## PROBLEM TO WORK ON
Every line that contains "hipEventDisableTiming" must be located and copied from the data.

Stored dataset items
━━━━━━━━

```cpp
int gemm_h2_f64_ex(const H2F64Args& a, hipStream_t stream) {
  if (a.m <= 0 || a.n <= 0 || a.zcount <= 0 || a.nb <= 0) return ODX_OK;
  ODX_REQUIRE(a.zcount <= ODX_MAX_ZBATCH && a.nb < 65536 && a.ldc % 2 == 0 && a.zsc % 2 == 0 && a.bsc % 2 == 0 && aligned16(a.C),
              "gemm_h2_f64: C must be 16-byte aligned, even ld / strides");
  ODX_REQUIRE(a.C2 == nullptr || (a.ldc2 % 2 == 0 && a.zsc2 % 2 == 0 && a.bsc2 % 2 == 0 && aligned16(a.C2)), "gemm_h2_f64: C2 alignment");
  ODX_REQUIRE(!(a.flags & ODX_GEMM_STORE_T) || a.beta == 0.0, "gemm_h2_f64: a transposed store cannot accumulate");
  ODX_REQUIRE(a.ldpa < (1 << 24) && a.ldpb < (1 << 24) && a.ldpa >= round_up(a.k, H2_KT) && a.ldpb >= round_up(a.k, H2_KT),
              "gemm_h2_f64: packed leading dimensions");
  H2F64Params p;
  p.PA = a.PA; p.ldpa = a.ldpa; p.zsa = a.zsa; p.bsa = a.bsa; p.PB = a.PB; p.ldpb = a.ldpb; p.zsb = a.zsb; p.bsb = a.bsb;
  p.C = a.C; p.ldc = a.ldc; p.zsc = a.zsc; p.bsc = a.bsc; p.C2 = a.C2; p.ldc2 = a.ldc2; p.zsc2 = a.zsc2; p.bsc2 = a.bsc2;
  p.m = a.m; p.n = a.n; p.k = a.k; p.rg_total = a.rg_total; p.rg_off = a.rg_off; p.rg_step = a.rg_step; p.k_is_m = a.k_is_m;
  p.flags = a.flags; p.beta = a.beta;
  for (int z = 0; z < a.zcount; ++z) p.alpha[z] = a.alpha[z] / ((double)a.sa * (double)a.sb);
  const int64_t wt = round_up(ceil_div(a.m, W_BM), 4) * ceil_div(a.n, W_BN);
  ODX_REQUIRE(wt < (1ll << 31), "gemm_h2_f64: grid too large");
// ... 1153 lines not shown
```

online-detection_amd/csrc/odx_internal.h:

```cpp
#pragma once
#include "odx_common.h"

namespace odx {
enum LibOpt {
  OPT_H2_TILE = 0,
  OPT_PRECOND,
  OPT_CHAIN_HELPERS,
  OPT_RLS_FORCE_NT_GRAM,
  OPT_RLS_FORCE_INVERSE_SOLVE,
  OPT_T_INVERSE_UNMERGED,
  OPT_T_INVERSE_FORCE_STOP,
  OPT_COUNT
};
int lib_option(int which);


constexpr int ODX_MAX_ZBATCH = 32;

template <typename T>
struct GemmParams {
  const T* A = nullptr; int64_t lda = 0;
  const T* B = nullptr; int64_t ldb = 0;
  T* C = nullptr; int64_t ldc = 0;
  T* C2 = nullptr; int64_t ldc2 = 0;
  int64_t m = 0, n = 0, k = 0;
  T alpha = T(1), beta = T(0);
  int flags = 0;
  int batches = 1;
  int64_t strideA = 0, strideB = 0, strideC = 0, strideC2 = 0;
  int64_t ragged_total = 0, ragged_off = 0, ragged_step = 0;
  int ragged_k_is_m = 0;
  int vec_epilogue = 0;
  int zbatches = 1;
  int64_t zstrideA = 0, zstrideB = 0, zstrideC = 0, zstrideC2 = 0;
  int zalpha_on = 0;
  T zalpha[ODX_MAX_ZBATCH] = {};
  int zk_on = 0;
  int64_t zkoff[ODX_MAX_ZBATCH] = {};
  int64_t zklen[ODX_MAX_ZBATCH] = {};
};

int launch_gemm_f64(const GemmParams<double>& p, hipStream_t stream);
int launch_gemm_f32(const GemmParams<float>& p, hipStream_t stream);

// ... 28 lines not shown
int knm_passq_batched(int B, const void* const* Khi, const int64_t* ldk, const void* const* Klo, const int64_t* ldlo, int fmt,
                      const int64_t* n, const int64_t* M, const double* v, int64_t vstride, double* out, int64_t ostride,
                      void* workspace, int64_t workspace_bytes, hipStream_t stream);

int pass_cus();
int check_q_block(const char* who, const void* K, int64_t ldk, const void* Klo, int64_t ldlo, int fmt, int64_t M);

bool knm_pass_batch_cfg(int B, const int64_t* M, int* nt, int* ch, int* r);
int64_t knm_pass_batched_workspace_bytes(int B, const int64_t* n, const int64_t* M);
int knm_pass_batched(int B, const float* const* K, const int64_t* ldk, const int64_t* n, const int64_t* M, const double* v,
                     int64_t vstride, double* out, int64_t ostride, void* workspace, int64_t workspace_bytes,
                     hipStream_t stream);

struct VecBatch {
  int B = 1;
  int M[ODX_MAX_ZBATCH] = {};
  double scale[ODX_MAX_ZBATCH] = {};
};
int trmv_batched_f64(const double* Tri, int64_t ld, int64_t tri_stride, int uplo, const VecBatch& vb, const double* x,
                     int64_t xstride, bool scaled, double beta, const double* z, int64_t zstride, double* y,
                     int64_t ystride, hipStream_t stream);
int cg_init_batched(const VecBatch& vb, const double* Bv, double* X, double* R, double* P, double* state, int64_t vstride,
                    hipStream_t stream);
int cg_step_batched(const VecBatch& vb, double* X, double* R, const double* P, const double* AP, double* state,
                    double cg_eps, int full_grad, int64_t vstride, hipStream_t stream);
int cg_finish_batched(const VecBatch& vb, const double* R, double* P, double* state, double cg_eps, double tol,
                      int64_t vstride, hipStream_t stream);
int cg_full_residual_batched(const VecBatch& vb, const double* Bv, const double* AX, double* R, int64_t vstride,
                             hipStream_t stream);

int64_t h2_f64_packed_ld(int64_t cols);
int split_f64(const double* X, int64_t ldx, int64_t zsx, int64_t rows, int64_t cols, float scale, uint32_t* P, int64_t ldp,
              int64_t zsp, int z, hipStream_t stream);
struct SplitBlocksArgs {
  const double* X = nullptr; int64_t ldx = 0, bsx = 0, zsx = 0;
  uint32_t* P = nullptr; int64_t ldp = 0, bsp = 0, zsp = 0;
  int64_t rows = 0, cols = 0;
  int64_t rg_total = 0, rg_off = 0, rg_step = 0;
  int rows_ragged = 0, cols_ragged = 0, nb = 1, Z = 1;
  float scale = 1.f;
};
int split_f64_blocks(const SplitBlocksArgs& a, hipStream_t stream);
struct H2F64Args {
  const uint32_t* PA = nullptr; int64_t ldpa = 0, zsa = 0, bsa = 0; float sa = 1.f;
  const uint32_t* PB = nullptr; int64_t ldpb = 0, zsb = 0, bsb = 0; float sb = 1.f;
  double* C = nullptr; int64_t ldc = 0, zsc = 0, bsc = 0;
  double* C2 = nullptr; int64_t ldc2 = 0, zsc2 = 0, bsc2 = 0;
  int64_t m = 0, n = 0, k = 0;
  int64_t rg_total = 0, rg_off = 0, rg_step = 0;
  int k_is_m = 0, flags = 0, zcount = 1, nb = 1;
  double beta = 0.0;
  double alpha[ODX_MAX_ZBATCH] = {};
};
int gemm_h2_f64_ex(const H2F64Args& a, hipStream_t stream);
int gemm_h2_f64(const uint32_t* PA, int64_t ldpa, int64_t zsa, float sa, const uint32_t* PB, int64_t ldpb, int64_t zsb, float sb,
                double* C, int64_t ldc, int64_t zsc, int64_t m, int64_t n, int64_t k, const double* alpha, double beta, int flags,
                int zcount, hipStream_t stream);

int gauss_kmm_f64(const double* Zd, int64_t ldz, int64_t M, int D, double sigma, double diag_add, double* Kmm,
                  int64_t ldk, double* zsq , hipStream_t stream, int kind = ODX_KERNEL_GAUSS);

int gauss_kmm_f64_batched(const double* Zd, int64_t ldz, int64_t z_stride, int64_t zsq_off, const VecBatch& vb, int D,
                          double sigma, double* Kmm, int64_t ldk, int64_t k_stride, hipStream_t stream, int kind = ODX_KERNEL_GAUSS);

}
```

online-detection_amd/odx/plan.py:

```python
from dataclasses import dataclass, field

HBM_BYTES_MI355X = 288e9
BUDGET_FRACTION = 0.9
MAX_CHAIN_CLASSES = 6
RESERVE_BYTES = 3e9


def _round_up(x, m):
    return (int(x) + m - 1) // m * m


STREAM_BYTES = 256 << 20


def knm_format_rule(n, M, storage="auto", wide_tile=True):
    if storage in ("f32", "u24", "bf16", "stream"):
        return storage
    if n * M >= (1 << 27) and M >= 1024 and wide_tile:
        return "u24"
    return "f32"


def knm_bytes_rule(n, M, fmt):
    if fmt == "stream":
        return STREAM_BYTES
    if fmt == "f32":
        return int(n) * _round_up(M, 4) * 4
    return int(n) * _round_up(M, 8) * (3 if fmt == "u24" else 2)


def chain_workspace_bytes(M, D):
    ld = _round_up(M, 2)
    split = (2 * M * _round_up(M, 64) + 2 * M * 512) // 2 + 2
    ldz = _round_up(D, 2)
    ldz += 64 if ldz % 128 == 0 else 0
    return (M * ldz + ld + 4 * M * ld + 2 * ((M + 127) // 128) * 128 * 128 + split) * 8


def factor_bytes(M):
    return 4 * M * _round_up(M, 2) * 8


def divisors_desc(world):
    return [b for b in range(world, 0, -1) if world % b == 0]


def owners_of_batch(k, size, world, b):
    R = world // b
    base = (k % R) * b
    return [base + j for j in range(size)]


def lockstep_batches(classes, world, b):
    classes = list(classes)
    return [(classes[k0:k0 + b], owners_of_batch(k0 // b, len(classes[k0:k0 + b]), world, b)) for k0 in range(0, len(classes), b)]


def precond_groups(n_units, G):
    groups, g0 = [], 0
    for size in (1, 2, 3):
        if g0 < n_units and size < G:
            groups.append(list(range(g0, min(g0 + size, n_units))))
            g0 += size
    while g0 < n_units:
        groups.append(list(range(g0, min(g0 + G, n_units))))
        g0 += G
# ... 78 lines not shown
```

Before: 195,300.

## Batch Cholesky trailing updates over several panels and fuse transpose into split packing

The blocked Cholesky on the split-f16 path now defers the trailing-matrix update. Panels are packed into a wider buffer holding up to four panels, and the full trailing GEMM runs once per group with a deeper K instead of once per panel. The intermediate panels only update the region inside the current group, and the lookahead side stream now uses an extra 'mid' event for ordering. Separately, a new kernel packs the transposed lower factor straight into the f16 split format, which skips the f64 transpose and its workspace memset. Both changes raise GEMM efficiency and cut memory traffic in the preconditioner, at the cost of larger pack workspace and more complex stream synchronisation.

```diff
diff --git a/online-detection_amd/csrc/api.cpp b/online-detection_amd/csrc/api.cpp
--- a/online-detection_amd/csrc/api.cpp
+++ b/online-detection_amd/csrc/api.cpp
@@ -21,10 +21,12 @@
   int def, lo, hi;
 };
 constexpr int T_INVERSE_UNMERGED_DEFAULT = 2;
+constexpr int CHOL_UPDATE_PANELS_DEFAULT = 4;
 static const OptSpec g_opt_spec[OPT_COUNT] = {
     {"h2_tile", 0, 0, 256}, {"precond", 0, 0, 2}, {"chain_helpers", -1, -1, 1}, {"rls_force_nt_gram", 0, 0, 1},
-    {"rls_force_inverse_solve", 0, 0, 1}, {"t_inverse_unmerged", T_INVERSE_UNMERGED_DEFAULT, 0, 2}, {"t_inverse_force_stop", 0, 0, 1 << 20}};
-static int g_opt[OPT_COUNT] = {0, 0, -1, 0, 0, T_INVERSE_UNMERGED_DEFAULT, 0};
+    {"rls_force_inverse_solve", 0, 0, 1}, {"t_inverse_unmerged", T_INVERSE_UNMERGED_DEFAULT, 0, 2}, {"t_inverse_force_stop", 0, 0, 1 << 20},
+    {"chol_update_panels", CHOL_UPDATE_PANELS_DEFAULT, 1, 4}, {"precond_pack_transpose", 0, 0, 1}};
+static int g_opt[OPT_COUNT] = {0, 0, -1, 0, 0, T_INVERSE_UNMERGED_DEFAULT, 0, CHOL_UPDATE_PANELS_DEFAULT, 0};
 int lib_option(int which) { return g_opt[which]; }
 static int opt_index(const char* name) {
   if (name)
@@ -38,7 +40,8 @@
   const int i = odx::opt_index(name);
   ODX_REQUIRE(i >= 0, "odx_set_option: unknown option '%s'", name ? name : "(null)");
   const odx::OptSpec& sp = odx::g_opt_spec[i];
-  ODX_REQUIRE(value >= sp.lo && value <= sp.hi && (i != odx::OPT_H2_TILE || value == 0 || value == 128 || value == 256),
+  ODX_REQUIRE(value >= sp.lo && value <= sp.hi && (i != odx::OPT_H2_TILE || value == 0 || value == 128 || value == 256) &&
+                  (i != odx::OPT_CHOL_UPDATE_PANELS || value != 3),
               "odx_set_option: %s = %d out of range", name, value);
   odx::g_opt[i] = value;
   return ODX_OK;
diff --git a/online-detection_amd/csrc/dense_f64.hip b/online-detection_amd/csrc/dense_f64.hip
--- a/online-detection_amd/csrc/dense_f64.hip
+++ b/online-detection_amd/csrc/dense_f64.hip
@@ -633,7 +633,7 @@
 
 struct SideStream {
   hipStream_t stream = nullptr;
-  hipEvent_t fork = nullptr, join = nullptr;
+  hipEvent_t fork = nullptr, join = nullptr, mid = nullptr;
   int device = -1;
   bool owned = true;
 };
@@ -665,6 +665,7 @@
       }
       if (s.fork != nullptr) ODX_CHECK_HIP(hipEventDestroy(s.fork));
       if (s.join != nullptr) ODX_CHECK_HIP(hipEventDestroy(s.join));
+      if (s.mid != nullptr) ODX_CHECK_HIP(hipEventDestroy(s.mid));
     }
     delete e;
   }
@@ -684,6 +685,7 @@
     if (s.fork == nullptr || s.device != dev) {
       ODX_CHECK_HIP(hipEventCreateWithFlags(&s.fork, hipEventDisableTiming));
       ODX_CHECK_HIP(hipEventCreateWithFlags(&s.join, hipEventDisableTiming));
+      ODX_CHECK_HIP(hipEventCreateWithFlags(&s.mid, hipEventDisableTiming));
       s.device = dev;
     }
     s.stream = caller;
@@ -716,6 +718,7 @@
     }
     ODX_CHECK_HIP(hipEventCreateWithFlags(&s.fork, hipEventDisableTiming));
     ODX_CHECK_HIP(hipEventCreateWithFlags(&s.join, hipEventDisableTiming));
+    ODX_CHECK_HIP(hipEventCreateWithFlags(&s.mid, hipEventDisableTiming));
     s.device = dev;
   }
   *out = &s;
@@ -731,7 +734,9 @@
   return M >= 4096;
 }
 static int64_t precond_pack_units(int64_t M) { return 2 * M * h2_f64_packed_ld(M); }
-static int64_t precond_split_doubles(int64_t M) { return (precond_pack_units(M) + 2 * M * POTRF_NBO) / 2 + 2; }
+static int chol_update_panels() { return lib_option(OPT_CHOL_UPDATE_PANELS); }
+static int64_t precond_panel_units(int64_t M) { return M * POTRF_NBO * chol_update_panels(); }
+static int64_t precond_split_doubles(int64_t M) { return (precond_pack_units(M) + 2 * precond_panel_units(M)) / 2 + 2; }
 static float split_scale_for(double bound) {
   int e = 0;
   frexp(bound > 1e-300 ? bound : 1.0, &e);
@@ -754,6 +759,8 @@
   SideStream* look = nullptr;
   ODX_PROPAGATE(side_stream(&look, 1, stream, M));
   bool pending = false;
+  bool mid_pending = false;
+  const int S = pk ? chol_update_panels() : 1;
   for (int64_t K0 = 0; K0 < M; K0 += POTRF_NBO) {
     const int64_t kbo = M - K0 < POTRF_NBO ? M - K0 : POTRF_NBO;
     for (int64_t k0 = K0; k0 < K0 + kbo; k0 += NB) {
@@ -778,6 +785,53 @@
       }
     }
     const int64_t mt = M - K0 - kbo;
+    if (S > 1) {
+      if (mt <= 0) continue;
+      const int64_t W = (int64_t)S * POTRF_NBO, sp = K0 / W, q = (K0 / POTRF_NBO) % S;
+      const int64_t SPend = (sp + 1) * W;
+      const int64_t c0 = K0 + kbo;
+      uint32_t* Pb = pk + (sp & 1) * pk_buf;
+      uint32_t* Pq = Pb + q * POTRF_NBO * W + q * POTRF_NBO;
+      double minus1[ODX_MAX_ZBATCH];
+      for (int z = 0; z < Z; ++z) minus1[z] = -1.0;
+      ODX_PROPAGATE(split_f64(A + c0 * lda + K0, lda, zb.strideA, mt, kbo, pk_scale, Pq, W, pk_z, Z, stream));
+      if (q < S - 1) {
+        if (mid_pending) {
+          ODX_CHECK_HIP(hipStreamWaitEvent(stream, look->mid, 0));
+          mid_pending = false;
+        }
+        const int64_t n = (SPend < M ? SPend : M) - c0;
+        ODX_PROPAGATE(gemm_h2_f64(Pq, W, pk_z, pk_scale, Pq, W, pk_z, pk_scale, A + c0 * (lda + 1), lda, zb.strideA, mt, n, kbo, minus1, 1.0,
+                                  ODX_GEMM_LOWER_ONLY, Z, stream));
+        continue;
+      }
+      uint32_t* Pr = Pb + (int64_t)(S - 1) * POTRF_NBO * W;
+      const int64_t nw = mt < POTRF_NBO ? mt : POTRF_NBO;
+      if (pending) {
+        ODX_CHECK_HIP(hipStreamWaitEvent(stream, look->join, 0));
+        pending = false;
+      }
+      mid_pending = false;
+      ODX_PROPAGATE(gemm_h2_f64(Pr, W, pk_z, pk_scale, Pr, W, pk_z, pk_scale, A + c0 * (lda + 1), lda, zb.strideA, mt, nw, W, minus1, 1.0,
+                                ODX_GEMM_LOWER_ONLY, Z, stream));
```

━━━━━━━━

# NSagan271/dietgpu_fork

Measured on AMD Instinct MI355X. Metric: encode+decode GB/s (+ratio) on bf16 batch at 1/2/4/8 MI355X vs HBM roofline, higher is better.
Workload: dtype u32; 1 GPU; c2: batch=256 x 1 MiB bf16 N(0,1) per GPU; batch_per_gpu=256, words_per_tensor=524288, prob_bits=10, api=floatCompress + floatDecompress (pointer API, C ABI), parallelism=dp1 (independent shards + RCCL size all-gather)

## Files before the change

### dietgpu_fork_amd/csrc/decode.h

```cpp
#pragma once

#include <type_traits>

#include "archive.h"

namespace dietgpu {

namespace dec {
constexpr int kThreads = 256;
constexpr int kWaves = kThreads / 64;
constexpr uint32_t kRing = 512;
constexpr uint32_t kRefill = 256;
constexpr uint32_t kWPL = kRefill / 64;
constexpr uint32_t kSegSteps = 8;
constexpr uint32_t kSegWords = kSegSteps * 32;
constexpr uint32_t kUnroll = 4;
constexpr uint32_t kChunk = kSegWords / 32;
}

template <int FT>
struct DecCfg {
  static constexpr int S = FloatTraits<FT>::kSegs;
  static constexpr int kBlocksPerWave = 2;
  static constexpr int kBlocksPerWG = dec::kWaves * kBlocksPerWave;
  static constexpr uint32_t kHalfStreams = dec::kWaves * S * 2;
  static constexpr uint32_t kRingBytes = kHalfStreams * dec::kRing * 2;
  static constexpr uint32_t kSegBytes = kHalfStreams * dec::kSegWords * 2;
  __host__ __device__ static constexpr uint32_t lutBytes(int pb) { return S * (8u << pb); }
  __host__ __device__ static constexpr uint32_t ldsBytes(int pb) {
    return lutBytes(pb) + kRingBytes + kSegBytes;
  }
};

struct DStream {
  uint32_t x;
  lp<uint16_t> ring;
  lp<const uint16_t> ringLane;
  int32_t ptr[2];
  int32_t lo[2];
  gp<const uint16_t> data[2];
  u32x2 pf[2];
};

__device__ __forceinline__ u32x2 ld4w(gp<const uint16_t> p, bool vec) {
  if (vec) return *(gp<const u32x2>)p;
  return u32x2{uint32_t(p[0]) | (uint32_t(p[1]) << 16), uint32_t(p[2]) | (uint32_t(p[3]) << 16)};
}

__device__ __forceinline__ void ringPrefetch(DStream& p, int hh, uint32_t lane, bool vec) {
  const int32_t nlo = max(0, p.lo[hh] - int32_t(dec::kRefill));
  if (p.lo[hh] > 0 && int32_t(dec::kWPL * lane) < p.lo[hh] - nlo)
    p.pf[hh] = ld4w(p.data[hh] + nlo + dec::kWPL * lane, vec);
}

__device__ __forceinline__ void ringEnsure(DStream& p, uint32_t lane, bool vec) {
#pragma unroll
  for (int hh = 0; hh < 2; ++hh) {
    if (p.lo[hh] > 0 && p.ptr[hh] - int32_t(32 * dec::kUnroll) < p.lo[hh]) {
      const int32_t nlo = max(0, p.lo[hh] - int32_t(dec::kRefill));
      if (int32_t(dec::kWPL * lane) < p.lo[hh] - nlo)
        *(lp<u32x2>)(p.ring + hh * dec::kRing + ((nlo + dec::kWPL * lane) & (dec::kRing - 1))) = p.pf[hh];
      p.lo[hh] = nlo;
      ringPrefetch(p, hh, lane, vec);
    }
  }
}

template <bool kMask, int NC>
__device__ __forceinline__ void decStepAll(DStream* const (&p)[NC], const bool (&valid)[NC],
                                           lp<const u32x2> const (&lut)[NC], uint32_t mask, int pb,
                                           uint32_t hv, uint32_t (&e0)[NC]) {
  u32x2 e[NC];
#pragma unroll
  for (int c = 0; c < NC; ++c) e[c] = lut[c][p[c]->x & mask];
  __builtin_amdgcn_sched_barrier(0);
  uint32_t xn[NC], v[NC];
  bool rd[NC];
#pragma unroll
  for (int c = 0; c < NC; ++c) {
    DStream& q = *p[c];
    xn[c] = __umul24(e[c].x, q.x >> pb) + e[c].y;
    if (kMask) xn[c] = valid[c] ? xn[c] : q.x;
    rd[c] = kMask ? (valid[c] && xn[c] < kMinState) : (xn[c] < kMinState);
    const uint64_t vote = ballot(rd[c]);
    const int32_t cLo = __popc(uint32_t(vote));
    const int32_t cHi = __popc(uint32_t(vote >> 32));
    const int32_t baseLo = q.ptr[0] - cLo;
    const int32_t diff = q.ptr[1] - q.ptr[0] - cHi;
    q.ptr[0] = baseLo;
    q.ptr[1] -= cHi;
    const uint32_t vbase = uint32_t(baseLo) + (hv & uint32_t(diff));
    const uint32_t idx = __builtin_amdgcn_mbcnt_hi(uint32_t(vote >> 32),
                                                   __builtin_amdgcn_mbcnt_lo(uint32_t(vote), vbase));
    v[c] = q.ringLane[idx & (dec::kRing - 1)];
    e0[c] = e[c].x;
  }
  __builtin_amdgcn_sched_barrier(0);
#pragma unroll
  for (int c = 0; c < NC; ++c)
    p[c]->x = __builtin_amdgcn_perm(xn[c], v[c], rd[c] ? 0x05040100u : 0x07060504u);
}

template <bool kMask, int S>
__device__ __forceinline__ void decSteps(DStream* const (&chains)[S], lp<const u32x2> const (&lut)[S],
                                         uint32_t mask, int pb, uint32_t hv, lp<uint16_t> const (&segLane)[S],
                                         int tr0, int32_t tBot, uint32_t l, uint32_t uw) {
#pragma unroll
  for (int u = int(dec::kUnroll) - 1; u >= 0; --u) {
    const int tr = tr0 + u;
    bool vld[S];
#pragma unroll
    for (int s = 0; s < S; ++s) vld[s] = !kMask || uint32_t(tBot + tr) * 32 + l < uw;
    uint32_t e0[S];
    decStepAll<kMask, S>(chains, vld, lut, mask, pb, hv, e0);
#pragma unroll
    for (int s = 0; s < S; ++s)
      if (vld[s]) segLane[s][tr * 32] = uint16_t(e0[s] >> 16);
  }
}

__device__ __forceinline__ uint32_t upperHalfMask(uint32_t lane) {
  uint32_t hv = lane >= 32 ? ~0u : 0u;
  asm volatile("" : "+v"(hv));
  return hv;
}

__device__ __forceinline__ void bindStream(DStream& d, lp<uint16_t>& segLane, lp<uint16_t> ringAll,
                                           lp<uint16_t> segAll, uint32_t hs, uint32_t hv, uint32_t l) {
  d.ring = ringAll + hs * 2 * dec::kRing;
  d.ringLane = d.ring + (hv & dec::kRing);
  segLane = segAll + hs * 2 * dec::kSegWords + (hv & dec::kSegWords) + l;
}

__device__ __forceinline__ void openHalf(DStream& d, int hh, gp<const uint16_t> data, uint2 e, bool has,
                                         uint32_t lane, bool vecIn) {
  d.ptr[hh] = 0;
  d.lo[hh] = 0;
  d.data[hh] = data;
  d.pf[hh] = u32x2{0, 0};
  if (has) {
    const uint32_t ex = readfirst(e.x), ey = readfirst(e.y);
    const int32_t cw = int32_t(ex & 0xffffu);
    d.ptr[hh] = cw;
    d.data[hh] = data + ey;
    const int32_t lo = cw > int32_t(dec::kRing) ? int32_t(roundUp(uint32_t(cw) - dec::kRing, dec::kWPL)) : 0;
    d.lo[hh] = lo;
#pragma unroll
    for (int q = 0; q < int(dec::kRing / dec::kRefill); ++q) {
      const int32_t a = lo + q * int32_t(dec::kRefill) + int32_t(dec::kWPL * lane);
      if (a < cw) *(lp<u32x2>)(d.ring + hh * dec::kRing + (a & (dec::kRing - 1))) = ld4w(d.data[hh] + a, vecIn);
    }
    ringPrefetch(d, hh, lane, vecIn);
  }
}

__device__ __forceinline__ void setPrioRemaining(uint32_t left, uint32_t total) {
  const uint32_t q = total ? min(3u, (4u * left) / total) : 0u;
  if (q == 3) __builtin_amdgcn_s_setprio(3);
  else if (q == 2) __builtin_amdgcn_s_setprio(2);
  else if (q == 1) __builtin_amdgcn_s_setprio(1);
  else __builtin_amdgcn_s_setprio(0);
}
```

━━━━━━━━

## OUTPUT BELOW
       ODX_CHECK_HIP(hipEventCreateWithFlags(&s.fork, hipEventDisableTiming));
       ODX_CHECK_HIP(hipEventCreateWithFlags(&s.join, hipEventDisableTiming));
+      ODX_CHECK_HIP(hipEventCreateWithFlags(&s.mid, hipEventDisableTiming));
     ODX_CHECK_HIP(hipEventCreateWithFlags(&s.fork, hipEventDisableTiming));
     ODX_CHECK_HIP(hipEventCreateWithFlags(&s.join, hipEventDisableTiming));
+    ODX_CHECK_HIP(hipEventCreateWithFlags(&s.mid, hipEventDisableTiming));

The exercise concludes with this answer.